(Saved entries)
--

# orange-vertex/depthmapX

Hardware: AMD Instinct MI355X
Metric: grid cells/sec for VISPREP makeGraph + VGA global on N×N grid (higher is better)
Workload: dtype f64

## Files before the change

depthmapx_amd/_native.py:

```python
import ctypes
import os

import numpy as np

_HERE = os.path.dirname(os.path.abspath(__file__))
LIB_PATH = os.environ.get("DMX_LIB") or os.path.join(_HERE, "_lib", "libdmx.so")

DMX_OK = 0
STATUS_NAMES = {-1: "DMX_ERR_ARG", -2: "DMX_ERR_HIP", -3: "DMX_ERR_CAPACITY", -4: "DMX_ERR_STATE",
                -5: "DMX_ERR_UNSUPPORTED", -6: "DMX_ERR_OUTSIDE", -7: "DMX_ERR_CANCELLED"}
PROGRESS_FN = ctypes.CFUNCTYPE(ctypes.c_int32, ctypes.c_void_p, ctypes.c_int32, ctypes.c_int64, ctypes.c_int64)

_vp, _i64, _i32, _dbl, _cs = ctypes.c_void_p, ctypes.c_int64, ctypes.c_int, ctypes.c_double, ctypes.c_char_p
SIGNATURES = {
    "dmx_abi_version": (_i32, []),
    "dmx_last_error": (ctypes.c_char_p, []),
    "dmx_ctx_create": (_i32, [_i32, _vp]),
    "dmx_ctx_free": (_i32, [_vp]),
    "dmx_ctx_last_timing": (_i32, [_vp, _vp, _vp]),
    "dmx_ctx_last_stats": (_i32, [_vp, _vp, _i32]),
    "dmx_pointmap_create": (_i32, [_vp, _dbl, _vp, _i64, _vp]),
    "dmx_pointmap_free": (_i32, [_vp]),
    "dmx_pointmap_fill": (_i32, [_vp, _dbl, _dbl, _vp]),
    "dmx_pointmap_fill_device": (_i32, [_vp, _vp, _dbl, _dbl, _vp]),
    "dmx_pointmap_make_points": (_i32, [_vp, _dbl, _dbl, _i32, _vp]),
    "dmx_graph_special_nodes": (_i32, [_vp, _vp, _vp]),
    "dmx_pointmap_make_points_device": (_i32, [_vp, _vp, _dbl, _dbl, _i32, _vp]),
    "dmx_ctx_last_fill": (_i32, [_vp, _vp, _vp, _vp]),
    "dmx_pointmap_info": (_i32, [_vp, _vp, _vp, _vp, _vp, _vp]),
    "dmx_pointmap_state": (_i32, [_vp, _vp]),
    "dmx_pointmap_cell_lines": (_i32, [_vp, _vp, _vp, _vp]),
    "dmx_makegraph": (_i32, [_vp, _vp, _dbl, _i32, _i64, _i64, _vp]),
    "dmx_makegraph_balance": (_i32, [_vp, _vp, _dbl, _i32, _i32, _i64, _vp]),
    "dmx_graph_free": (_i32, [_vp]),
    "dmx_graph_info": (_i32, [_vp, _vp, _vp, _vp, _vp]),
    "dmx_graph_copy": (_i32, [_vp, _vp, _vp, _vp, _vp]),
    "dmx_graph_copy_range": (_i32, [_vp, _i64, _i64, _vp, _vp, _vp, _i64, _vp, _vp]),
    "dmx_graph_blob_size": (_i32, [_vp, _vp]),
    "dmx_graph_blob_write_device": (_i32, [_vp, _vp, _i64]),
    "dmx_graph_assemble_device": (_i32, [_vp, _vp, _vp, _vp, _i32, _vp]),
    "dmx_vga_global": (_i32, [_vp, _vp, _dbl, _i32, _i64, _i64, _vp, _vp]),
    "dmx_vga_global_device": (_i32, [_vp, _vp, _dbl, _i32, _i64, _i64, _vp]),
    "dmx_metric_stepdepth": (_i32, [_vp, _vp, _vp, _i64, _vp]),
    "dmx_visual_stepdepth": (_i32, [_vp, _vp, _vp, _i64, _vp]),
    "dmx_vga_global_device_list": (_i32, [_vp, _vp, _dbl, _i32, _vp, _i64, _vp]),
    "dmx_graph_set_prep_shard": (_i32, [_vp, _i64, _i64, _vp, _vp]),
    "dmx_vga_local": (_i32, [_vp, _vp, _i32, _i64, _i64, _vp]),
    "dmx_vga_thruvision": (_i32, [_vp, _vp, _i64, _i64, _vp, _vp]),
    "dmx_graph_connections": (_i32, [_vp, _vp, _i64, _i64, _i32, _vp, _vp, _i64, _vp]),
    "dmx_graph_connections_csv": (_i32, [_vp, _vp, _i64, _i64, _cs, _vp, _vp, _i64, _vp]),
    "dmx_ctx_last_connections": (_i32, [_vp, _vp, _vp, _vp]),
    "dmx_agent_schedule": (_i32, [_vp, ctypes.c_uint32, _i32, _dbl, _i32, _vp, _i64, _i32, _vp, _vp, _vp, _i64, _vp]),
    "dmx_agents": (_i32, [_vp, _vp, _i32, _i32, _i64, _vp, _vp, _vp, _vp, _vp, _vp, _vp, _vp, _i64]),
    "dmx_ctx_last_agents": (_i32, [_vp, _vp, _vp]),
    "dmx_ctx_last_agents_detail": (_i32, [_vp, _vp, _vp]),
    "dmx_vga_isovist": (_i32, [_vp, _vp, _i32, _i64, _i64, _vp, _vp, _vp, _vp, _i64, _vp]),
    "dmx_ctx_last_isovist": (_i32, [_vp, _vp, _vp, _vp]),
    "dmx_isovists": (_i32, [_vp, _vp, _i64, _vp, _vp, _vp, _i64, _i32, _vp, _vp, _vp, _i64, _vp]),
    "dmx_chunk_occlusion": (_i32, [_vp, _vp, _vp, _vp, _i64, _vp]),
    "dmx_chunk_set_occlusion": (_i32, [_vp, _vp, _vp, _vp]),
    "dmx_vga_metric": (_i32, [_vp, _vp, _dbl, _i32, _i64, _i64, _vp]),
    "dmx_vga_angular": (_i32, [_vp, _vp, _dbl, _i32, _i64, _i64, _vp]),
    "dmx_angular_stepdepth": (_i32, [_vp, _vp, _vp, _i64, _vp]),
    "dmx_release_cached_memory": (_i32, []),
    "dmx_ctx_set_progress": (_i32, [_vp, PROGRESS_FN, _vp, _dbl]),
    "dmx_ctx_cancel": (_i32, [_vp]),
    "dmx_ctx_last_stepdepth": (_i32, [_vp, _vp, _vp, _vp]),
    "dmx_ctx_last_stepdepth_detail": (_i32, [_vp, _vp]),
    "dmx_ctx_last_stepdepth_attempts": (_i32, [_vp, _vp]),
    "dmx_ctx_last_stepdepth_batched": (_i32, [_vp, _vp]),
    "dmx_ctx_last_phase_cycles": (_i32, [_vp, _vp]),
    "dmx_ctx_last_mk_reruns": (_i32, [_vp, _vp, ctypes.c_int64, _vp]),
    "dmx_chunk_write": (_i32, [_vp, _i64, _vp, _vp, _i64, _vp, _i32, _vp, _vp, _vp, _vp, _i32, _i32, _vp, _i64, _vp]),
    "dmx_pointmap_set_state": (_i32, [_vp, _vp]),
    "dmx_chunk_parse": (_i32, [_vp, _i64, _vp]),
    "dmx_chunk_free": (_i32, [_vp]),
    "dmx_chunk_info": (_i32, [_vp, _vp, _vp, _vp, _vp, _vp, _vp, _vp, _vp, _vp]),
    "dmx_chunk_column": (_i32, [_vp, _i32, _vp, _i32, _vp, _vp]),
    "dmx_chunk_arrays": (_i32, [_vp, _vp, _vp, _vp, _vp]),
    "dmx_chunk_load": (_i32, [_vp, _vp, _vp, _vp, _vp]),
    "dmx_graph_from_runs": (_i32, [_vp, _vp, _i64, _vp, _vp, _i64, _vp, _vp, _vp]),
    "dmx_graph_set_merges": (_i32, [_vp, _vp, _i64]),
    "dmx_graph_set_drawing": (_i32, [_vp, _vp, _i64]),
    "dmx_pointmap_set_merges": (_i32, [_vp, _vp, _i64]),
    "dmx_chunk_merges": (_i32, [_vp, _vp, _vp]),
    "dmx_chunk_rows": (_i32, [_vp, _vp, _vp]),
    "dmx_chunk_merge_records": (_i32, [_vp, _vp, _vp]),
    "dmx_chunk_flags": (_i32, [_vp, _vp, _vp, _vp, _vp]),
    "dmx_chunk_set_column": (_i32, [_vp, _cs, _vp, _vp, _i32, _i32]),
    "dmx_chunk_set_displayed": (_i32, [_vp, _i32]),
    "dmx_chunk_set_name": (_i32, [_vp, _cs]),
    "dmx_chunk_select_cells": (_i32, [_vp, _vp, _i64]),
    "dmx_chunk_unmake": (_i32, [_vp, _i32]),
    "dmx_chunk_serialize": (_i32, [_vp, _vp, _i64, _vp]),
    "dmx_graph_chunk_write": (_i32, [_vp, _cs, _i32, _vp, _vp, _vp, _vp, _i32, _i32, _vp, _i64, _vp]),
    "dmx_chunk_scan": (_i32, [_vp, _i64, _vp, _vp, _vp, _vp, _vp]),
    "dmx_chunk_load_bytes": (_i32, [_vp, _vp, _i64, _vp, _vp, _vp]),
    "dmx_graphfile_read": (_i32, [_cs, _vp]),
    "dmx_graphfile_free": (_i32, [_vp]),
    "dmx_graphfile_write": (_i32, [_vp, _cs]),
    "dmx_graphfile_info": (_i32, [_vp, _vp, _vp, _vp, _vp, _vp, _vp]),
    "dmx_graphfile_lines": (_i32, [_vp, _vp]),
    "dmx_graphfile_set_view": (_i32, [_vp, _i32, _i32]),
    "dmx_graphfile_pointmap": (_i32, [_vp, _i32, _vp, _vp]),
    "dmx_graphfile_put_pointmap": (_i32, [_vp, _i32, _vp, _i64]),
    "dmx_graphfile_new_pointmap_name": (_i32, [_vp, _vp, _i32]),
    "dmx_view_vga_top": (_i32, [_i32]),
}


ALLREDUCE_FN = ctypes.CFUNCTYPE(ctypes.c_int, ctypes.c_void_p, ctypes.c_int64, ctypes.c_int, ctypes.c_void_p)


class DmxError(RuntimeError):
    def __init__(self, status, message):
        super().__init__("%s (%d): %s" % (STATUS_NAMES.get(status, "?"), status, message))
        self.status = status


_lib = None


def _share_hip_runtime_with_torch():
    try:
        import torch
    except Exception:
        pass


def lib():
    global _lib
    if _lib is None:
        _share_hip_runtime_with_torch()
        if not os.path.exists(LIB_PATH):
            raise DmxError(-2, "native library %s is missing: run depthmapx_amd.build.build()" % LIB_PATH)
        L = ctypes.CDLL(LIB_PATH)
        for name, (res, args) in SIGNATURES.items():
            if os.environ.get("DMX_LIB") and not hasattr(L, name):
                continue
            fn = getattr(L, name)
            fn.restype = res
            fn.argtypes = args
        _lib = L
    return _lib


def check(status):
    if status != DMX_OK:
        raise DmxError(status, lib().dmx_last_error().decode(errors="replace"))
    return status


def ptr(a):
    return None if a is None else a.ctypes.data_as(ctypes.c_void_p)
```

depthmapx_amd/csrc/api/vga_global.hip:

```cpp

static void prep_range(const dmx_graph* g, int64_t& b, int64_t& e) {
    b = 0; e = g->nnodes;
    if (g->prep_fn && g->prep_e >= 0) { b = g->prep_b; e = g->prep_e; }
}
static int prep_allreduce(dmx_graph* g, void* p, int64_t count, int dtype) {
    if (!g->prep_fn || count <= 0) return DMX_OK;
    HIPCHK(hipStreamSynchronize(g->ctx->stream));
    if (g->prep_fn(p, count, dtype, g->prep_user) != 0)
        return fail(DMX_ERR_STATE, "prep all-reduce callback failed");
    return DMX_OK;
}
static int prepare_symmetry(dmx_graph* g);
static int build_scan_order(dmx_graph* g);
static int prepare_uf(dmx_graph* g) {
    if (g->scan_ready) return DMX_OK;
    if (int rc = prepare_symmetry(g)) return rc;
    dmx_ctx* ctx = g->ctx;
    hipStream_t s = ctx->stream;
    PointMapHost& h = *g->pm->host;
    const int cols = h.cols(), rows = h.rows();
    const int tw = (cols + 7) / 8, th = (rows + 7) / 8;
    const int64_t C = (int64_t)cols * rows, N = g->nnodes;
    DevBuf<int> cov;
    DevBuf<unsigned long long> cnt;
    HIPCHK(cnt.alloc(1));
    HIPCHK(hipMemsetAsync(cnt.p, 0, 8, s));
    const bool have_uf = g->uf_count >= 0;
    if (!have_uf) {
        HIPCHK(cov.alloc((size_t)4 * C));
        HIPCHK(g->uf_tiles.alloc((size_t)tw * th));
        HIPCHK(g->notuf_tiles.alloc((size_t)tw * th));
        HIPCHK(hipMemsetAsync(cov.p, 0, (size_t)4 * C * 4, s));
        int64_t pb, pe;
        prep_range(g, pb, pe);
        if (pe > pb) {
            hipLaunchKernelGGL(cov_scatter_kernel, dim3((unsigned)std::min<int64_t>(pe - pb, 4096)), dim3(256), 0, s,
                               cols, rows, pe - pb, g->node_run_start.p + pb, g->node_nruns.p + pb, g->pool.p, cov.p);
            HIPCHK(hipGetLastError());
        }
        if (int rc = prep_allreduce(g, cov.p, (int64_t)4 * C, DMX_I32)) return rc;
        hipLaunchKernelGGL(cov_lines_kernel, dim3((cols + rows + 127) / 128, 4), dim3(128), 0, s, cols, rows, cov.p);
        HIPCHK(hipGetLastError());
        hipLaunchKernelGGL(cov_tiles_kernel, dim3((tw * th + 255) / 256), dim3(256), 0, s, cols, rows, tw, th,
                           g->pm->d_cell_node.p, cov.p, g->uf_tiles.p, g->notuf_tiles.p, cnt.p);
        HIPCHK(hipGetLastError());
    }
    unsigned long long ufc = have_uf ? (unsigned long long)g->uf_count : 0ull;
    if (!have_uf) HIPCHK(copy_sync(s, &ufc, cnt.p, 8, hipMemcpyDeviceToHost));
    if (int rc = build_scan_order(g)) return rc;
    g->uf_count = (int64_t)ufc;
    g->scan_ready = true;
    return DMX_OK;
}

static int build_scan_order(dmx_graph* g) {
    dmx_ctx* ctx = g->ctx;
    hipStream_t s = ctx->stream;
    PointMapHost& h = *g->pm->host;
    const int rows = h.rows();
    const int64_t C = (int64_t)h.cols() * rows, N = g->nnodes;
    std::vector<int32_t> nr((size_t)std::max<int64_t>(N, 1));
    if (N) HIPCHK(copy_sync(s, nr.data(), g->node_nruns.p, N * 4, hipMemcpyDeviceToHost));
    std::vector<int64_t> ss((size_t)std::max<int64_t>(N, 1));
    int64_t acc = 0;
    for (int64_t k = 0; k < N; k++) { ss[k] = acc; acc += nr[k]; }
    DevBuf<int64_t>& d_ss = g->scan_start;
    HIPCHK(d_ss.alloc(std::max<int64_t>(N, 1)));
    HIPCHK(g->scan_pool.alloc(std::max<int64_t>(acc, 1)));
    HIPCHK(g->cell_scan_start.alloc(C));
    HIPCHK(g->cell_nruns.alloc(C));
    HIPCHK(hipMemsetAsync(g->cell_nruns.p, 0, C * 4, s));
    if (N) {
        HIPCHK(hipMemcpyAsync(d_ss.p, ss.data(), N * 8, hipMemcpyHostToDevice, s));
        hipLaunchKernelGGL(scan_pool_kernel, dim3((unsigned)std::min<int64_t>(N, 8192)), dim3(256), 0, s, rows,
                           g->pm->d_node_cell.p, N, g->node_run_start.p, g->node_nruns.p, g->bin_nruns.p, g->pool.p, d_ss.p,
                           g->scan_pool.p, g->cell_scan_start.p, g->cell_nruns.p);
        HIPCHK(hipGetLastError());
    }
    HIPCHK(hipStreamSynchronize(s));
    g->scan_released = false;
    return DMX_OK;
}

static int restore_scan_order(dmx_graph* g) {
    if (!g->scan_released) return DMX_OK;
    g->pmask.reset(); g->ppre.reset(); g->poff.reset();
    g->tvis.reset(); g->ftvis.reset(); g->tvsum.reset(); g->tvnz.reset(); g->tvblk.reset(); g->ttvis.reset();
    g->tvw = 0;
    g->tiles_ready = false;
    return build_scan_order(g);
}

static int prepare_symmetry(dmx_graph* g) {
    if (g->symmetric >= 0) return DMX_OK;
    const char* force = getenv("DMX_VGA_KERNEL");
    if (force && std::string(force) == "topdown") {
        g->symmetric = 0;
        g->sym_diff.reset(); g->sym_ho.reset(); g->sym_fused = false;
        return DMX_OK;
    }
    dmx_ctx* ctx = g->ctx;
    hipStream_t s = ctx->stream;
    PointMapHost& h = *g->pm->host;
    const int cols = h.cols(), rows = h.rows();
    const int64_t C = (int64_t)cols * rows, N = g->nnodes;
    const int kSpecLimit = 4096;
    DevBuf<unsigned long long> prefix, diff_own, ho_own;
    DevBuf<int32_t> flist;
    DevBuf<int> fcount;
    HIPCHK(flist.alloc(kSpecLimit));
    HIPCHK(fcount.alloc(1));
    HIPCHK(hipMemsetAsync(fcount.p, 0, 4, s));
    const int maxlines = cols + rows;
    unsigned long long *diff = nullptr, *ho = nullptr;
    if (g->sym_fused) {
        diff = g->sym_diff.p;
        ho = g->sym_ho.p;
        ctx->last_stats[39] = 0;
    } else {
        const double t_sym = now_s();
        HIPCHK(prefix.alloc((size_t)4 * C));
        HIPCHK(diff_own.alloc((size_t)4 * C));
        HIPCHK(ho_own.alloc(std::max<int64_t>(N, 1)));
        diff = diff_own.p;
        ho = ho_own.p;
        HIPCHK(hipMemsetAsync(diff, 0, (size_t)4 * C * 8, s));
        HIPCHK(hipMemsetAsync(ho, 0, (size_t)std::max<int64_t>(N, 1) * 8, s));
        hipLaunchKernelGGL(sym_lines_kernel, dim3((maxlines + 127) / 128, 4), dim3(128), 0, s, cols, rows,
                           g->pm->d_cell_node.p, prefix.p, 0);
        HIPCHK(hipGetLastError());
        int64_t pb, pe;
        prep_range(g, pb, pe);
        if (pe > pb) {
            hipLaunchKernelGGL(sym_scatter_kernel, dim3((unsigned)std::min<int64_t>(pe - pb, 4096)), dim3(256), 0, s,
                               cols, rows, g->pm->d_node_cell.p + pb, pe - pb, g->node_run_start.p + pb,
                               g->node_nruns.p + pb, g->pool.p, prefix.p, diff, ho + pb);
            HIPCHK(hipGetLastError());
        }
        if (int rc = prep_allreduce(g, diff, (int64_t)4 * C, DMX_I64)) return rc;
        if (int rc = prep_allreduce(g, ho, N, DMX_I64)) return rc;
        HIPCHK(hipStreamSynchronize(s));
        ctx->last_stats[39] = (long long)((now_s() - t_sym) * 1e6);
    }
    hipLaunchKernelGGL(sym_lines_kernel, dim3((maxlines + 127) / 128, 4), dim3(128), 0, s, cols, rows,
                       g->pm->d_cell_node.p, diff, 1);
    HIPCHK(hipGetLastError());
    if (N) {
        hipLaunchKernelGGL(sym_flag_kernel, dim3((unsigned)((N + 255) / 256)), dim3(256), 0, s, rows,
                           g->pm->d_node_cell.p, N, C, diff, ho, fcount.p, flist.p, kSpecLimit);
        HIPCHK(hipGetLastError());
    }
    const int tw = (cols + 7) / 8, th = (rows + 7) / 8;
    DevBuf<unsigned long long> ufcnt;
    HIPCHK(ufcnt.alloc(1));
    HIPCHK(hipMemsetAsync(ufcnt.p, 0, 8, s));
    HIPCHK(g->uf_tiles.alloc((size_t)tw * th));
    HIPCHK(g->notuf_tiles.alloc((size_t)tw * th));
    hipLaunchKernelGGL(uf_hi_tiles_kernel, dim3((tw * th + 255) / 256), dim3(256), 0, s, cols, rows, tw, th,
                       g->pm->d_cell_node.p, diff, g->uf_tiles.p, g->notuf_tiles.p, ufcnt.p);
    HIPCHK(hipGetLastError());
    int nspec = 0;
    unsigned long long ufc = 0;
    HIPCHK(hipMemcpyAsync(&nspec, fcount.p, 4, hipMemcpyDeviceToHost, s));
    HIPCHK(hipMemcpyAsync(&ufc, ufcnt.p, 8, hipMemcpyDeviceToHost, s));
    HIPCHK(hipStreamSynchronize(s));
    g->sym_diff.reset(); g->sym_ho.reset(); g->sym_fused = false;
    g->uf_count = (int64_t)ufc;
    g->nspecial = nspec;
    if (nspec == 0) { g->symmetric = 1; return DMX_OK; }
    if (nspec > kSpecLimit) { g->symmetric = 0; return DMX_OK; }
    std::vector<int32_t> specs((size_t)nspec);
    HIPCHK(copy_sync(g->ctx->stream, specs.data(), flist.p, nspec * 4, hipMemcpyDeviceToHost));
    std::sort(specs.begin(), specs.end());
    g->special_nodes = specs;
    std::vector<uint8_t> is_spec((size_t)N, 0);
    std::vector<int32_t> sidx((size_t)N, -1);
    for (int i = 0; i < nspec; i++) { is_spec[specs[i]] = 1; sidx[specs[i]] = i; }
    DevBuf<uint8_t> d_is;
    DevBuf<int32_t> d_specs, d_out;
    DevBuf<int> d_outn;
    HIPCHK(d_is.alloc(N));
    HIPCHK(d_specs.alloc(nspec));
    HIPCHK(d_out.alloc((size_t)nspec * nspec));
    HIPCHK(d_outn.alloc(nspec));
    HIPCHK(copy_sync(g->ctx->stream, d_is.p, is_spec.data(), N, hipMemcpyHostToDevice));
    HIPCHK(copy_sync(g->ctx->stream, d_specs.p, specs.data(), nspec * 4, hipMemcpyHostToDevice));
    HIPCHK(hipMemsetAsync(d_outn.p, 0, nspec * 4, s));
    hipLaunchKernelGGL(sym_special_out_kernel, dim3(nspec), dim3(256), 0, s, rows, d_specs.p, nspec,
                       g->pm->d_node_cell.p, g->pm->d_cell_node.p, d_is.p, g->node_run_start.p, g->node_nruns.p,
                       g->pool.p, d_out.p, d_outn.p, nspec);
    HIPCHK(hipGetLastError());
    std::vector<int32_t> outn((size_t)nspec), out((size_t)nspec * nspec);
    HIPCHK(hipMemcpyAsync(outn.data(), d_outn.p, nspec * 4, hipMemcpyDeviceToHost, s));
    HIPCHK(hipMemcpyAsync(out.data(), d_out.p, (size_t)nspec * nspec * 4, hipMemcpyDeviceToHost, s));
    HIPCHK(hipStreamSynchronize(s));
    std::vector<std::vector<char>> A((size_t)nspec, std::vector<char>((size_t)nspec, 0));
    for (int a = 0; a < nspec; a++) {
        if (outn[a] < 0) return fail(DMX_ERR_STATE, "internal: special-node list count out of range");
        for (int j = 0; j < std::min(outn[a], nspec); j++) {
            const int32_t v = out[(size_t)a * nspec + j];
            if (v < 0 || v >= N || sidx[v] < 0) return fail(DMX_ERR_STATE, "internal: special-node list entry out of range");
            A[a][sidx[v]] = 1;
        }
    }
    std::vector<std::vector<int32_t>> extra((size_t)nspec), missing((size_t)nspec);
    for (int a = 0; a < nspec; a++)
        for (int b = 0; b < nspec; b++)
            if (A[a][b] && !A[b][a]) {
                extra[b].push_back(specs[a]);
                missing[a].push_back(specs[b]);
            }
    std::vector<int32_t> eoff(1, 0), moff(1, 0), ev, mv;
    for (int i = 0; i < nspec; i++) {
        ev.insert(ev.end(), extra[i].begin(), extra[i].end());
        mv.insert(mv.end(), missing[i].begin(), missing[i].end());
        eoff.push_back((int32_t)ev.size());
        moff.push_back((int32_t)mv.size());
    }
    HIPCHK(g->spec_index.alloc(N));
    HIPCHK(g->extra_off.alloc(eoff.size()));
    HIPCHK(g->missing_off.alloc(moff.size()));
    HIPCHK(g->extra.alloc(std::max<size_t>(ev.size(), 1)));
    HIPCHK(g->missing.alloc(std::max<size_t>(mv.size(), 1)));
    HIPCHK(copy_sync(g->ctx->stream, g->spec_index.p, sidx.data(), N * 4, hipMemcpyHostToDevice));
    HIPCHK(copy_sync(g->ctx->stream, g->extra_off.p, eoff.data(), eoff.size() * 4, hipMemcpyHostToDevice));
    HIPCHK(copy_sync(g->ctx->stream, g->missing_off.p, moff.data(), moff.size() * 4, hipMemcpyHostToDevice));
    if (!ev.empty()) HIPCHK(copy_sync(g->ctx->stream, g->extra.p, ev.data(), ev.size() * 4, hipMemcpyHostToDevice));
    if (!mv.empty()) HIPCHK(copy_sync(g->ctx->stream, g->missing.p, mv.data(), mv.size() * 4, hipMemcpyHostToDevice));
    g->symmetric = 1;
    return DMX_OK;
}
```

--

Exercise aim: Going through the entries, return every line holding the word "false".

Solution for this exercise:
    g->scan_released = false;
    g->tiles_ready = false;
        g->sym_diff.reset(); g->sym_ho.reset(); g->sym_fused = false;
    g->sym_diff.reset(); g->sym_ho.reset(); g->sym_fused = false;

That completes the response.